### TO DO
From the entries that follow, extract each line holding the string "bool".

--------------------------------

diff --git a/invesalius3_amd/_lib.py b/invesalius3_amd/_lib.py
--- a/invesalius3_amd/_lib.py
+++ b/invesalius3_amd/_lib.py
@@ -88,6 +88,10 @@
                        ("ivx_dev_flood_grow_select", [ctypes.POINTER(FloodPlan), ctypes.c_int, c_vp, ctypes.c_double, ctypes.c_double,
                                                       c_vp, c_i64, c_vp, c_vp, c_vp, ctypes.POINTER(ctypes.c_int),
                                                       ctypes.POINTER(FloodWrite), ctypes.c_int, c_vp]),
+                       ("ivx_dev_flood_grow_select_count", [ctypes.POINTER(FloodPlan), ctypes.c_int, c_vp, ctypes.c_double, ctypes.c_double,
+                                                            c_vp, c_i64, c_vp, c_vp, c_vp, ctypes.POINTER(ctypes.c_int),
+                                                            ctypes.POINTER(FloodWrite), ctypes.c_int, ctypes.POINTER(McParams), c_vp,
+                                                            ctypes.POINTER(ctypes.c_int), c_vp]),
                        ("ivx_flood_look_ahead", [c_i64, ctypes.POINTER(ctypes.c_int32)]),
                        ("ivx_dev_image_flip", [c_vp, c_i64, c_i64, c_i64, sz, ctypes.c_int, c_vp]),
                        ("ivx_image_flip", [c_vp, i64p, i64p, sz, ctypes.c_int]),
diff --git a/invesalius3_amd/csrc/ivx_internal.h b/invesalius3_amd/csrc/ivx_internal.h
--- a/invesalius3_amd/csrc/ivx_internal.h
+++ b/invesalius3_amd/csrc/ivx_internal.h
@@ -92,6 +92,13 @@
 int flood_run(const ivx_flood_plan *p, const uint64_t *planes, FloodMode mode, uint64_t *reached, void *scratch, int *rounds,
               void *stream);
 
+struct ApplyWhen;
+bool mc_ride_ok(const ivx_mc_params *p, const void *scratch, int64_t dz, int64_t dy, int64_t dx);
+void mc_ride_begin(void *scratch, const uint64_t *inside_bits);
+int mc_ride_launch(const ivx_mc_params *p, void *scratch, const uint64_t *reached, const uint64_t *inside, int64_t nchunks, uint8_t *mask,
+                   int v_in, int v_sel, bool all, const ApplyWhen &when, hipStream_t st);
+int mc_ride_scan(const ivx_mc_params *p, void *scratch, hipStream_t st);
+
 int mailbox_publish(const void *dsrc, int ndwords, hipStream_t st, uint32_t *seq_out);
 int mailbox_wait(uint32_t seq, hipStream_t st, uint32_t *out, int ndwords);
 int mailbox_reserve(uint32_t **slot_out, uint32_t *seq_out);
diff --git a/invesalius3_amd/csrc/k_flood.hip b/invesalius3_amd/csrc/k_flood.hip
--- a/invesalius3_amd/csrc/k_flood.hip
+++ b/invesalius3_amd/csrc/k_flood.hip
@@ -4,7 +4,10 @@
 #include <stdlib.h>
 
 #include "flood_tiles.h"
+#include "levels_write.h"
 #include "words_from_records.h"
+
+using ivx::ApplyWhen;
 
 namespace {
 
@@ -984,40 +987,17 @@
     }
 }
 
-struct ApplyWhen {
-    const unsigned int *next_len;
-    unsigned long long *line;
-    unsigned long long report;
-};
 template <bool ALL>
 __global__ __launch_bounds__(256) void k_flood_apply_levels16(const uint16_t *__restrict__ reached, const uint16_t *__restrict__ inside,
                                                               int64_t nchunks, uint4 *__restrict__ out, uint8_t v_in, uint8_t v_sel,
                                                               ApplyWhen when) {
-    if (when.next_len) {
-        if (*when.next_len != 0u) return;
-        if (blockIdx.x == 0 && threadIdx.x == 0) __hip_atomic_store(&when.line[2], when.report, __ATOMIC_RELAXED, __HIP_MEMORY_SCOPE_SYSTEM);
-    }
+    if (ivx::apply_when_skips(when)) return;
     const int64_t stride = (int64_t)gridDim.x * 1024;
     const unsigned int in4 = 0x01010101u * v_in, sel4 = 0x01010101u * v_sel;
     for (int64_t i0 = (int64_t)blockIdx.x * 1024 + threadIdx.x; i0 < nchunks; i0 += stride) {
-        unsigned int m[4], b[4];
-#pragma unroll
-        for (int u = 0; u < 4; u++) {
-            const int64_t i = i0 + u * 256;
-            m[u] = i < nchunks && (!ALL || reached) ? reached[i] : 0u;
-            b[u] = i < nchunks ? inside[i] : 0u;
-        }
-#pragma unroll
-        for (int u = 0; u < 4; u++) {
-            if (ALL ? i0 + u * 256 >= nchunks : !m[u]) continue;
-            auto bytes = [](unsigned int bits4) { return ((bits4 * 0x00204081u) & 0x01010101u) * 0xffu; };
-            auto word = [&](unsigned int r4, unsigned int i4) {
-                const unsigned int rs = bytes(r4);
-                return (sel4 & rs) | (in4 & bytes(i4) & ~rs);
-            };
-            out[i0 + u * 256] = make_uint4(word(m[u] & 15u, b[u] & 15u), word(m[u] >> 4 & 15u, b[u] >> 4 & 15u),
-                                           word(m[u] >> 8 & 15u, b[u] >> 8 & 15u), word(m[u] >> 12 & 15u, b[u] >> 12 & 15u));
-        }
+        ivx::LevelsWords w;
+        ivx::levels_load<ALL>(reached, inside, nchunks, i0, w);
+        ivx::levels_store<ALL>(w, nchunks, i0, out, in4, sel4);
     }
 }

--------------------------------

### ANSWER BOX
+bool mc_ride_ok(const ivx_mc_params *p, const void *scratch, int64_t dz, int64_t dy, int64_t dx);
+                   int v_in, int v_sel, bool all, const ApplyWhen &when, hipStream_t st);
 template <bool ALL>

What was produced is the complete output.